Share your dilemmas and get honest opinions from other Mumsnetters.

To secretly think my friend who works full time should actually spend some of her holiday time with her kids instead of them being in the kids club all day every day?

149 replies

chelsygirl · 03/08/2008 08:39

I know this is a hornets nest, but it makes me wonder when my friend who is working about 50 hours a week goes on her two weeks with her kids and they spend every hour in the kids club until it shuts

My friend says "oh they love the club", but at age 3 and 5 wouldn't they enjoy spending a bit of time with mum and dad?

She and her husband sunbathe all day and go for a leisurely lunch each day, which does sound good, but surely not every day of the holidays?

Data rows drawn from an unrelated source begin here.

-              i--, at -= step;
-            }
-            for (; i >= 3; i -= 4, at -= 2u * step) {
-              const uint32_t b0 = lds_byte(at), b1 = lds_byte(at - step);
-              const int m0 = b0 >> 4, m1 = b0 & 15, m2 = b1 >> 4, m3 = b1 & 15;
-              const V3 a0 = lds_rgb(m0), a1 = lds_rgb(m1);
-              const V3 a2 = lds_rgb(m2), a3 = lds_rgb(m3);
-              result = mk(a0.x * result.x, a0.y * result.y, a0.z * result.z);
-              result = mk(a1.x * result.x, a1.y * result.y, a1.z * result.z);
-              result = mk(a2.x * result.x, a2.y * result.y, a2.z * result.z);
-              result = mk(a3.x * result.x, a3.y * result.y, a3.z * result.z);
-            }
-            for (; i >= 1; i -= 2, at -= step) {
-              const uint32_t b0 = lds_byte(at);
-              const int m0 = b0 >> 4, m1 = b0 & 15;
-              { const V3 a_ = lds_rgb(m0); result = mk(a_.x * result.x, a_.y * result.y, a_.z * result.z); }
-              { const V3 a_ = lds_rgb(m1); result = mk(a_.x * result.x, a_.y * result.y, a_.z * result.z); }
+            if constexpr (FOLD_RGB) {
+              if (i >= 0 && !(i & 1)) {
+                { const V3 a_ = fold_rgb((lds_byte(at) << 4) & 0xf0u); result = mk(a_.x * result.x, a_.y * result.y, a_.z * result.z); }
+                i--, at -= step;
+              }
+              for (; i >= 3; i -= 4, at -= 2u * step) {
+                const uint32_t b0 = lds_byte(at), b1 = lds_byte(at - step);
+                const V3 a0 = fold_rgb(b0 & 0xf0u), a1 = fold_rgb((b0 << 4) & 0xf0u);
+                const V3 a2 = fold_rgb(b1 & 0xf0u), a3 = fold_rgb((b1 << 4) & 0xf0u);
+                result = mk(a0.x * result.x, a0.y * result.y, a0.z * result.z);
+                result = mk(a1.x * result.x, a1.y * result.y, a1.z * result.z);
+                result = mk(a2.x * result.x, a2.y * result.y, a2.z * result.z);
+                result = mk(a3.x * result.x, a3.y * result.y, a3.z * result.z);
+              }
+              for (; i >= 1; i -= 2, at -= step) {
+                const uint32_t b0 = lds_byte(at);
+                { const V3 a_ = fold_rgb(b0 & 0xf0u); result = mk(a_.x * result.x, a_.y * result.y, a_.z * result.z); }
+                { const V3 a_ = fold_rgb((b0 << 4) & 0xf0u); result = mk(a_.x * result.x, a_.y * result.y, a_.z * result.z); }
+              }
+            } else {
+              if (i >= 0 && !(i & 1)) {
+                const int m0 = lds_byte(at) & 15;
+                { const V3 a_ = lds_rgb(m0); result = mk(a_.x * result.x, a_.y * result.y, a_.z * result.z); }
+                i--, at -= step;
+              }
+              for (; i >= 3; i -= 4, at -= 2u * step) {
+                const uint32_t b0 = lds_byte(at), b1 = lds_byte(at - step);
+                const int m0 = b0 >> 4, m1 = b0 & 15, m2 = b1 >> 4, m3 = b1 & 15;
+                const V3 a0 = lds_rgb(m0), a1 = lds_rgb(m1);
+                const V3 a2 = lds_rgb(m2), a3 = lds_rgb(m3);
+                result = mk(a0.x * result.x, a0.y * result.y, a0.z * result.z);
+                result = mk(a1.x * result.x, a1.y * result.y, a1.z * result.z);
+                result = mk(a2.x * result.x, a2.y * result.y, a2.z * result.z);
+                result = mk(a3.x * result.x, a3.y * result.y, a3.z * result.z);
+              }
+              for (; i >= 1; i -= 2, at -= step) {
+                const uint32_t b0 = lds_byte(at);
+                const int m0 = b0 >> 4, m1 = b0 & 15;
+                { const V3 a_ = lds_rgb(m0); result = mk(a_.x * result.x, a_.y * result.y, a_.z * result.z); }
+                { const V3 a_ = lds_rgb(m1); result = mk(a_.x * result.x, a_.y * result.y, a_.z * result.z); }
+              }
             }
           } else {
             uint32_t at = ids_offset(i >= 0 ? i : 0);
diff --git a/ray-tracing-cuda_amd/csrc/trace_helpers.h b/ray-tracing-cuda_amd/csrc/trace_helpers.h
--- a/ray-tracing-cuda_amd/csrc/trace_helpers.h
+++ b/ray-tracing-cuda_amd/csrc/trace_helpers.h
@@ -31,15 +31,37 @@
   const float d = __builtin_fmaf(-g, g, x);
   return __builtin_fmaf(d, h, g);
 }
+template <bool ONE>
+__device__ __forceinline__ unsigned long long wave_ballot_nz(uint32_t v) {
+  if constexpr (ONE) return __builtin_amdgcn_uicmp(v, 0u, 33);
+  else return __builtin_amdgcn_ballot_w64(v != 0u);
+}
+template <bool ONE>
+__device__ __forceinline__ bool wave_all_in(float x, float lo, float hi) {
+  if constexpr (ONE) return (__builtin_amdgcn_fcmpf(x, lo, 12) | __builtin_amdgcn_fcmpf(x, hi, 11)) == 0ull;
+  else return __all(x >= lo && x < hi);
+}
+template <bool ONE>
+__device__ __forceinline__ bool wave_all_ge(float x, float lo) {
+  if constexpr (ONE) return __builtin_amdgcn_fcmpf(x, lo, 12) == 0ull;
+  else return __all(x >= lo);
+}
+template <bool ONE>
+__device__ __forceinline__ bool wave_all_lt(float x, float hi) {
+  if constexpr (ONE) return __builtin_amdgcn_fcmpf(x, hi, 11) == 0ull;
+  else return __all(x < hi);
+}
+
 #ifndef RTMI_OPT_SQRT
 #define RTMI_OPT_SQRT 1
 #endif
 #ifndef RTMI_OPT_DIV3
 #define RTMI_OPT_DIV3 1
 #endif
+template <bool ONE = false>
 __device__ __forceinline__ float sqrt_rn(float x) {
 #if RTMI_OPT_SQRT
-  if (__all(x >= SQRT_RN_LO && x < SQRT_RN_HI)) return sqrt_rn_core(x);
+  if (wave_all_in<ONE>(x, SQRT_RN_LO, SQRT_RN_HI)) return sqrt_rn_core(x);
 #endif
   return sqrtf(x);
 }
@@ -51,25 +73,27 @@
   q = __builtin_fmaf(__builtin_fmaf(-b, q, a), y, q);
   return q;
 }
+template <bool ONE = false>
 __device__ __forceinline__ V3 sampler_on_sphere(V3 a, float sum) {
 #if RTMI_OPT_DIV3
-  if (__all(sum >= 0x1p-80f)) {
+  if (wave_all_ge<ONE>(sum, 0x1p-80f)) {
     const float l = sqrt_rn_core(sum);
     const float y = rcp_rn(l);
     return mk(div_rn_core(a.x, l, y), div_rn_core(a.y, l, y), div_rn_core(a.z, l, y));
   }
   const float l = sqrtf(sum);
 #else
-  const float l = sqrt_rn(sum);
+  const float l = sqrt_rn<ONE>(sum);
 #endif
   return mk(a.x / l, a.y / l, a.z / l);
 }
 
+template <bool ONE = false>
 __device__ __forceinline__ V3 unit3_rn(V3 v) {
   const float dd = dot3(v, v);
   float inv;
 #if RTMI_OPT_SQRT
-  if (__all(dd >= SQRT_RN_LO && dd < SQRT_RN_HI)) {
+  if (wave_all_in<ONE>(dd, SQRT_RN_LO, SQRT_RN_HI)) {
     inv = rcp_rn(sqrt_rn_core(dd));
   } else {
     inv = 1.0f / sqrtf(dd);
@@ -85,17 +109,18 @@
   return v * inv;
 }
 
+template <bool ONE = false>
 __device__ __forceinline__ V3 unit3_rn_twice(V3 v) {
 #if RTMI_OPT_SQRT
   const float dd = dot3(v, v);
-  if (__all(dd >= SQRT_RN_LO && dd < SQRT_RN_HI)) {
+  if (wave_all_in<ONE>(dd, SQRT_RN_LO, SQRT_RN_HI)) {
     const V3 u = v * rcp_rn(sqrt_rn_core(dd));
     return u * rcp_rn(sqrt_rn_core(dot3(u, u)));
   }
   const V3 u = v * (1.0f / sqrtf(dd));
   return u * (1.0f / sqrtf(dot3(u, u)));
 #else
-  return unit3_rn(unit3_rn(v));
+  return unit3_rn<ONE>(unit3_rn<ONE>(v));
 #endif
 }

I know there will be posts of "pass the popcorn/has this kicked off yet", but as I wouldn't want to upset my friend telling her my opinion I'm venting here

OP posts:
RuffleTheAnimal · 03/08/2008 12:12
SheikYerbouti · 03/08/2008 12:16

I spent 2 weeks in Kefalonia with my children last year. They were 2.9 and 13 months when we went

It was the most stressful fortnight I have ever had. We did all the shell collecting, going swimming, goiing for walsk, but I spent the whole 2 weeks shouting at them, running after them etc. Hardly quality time spent together (and I am at home with them a lot, so it wasn't like we weren't used to it)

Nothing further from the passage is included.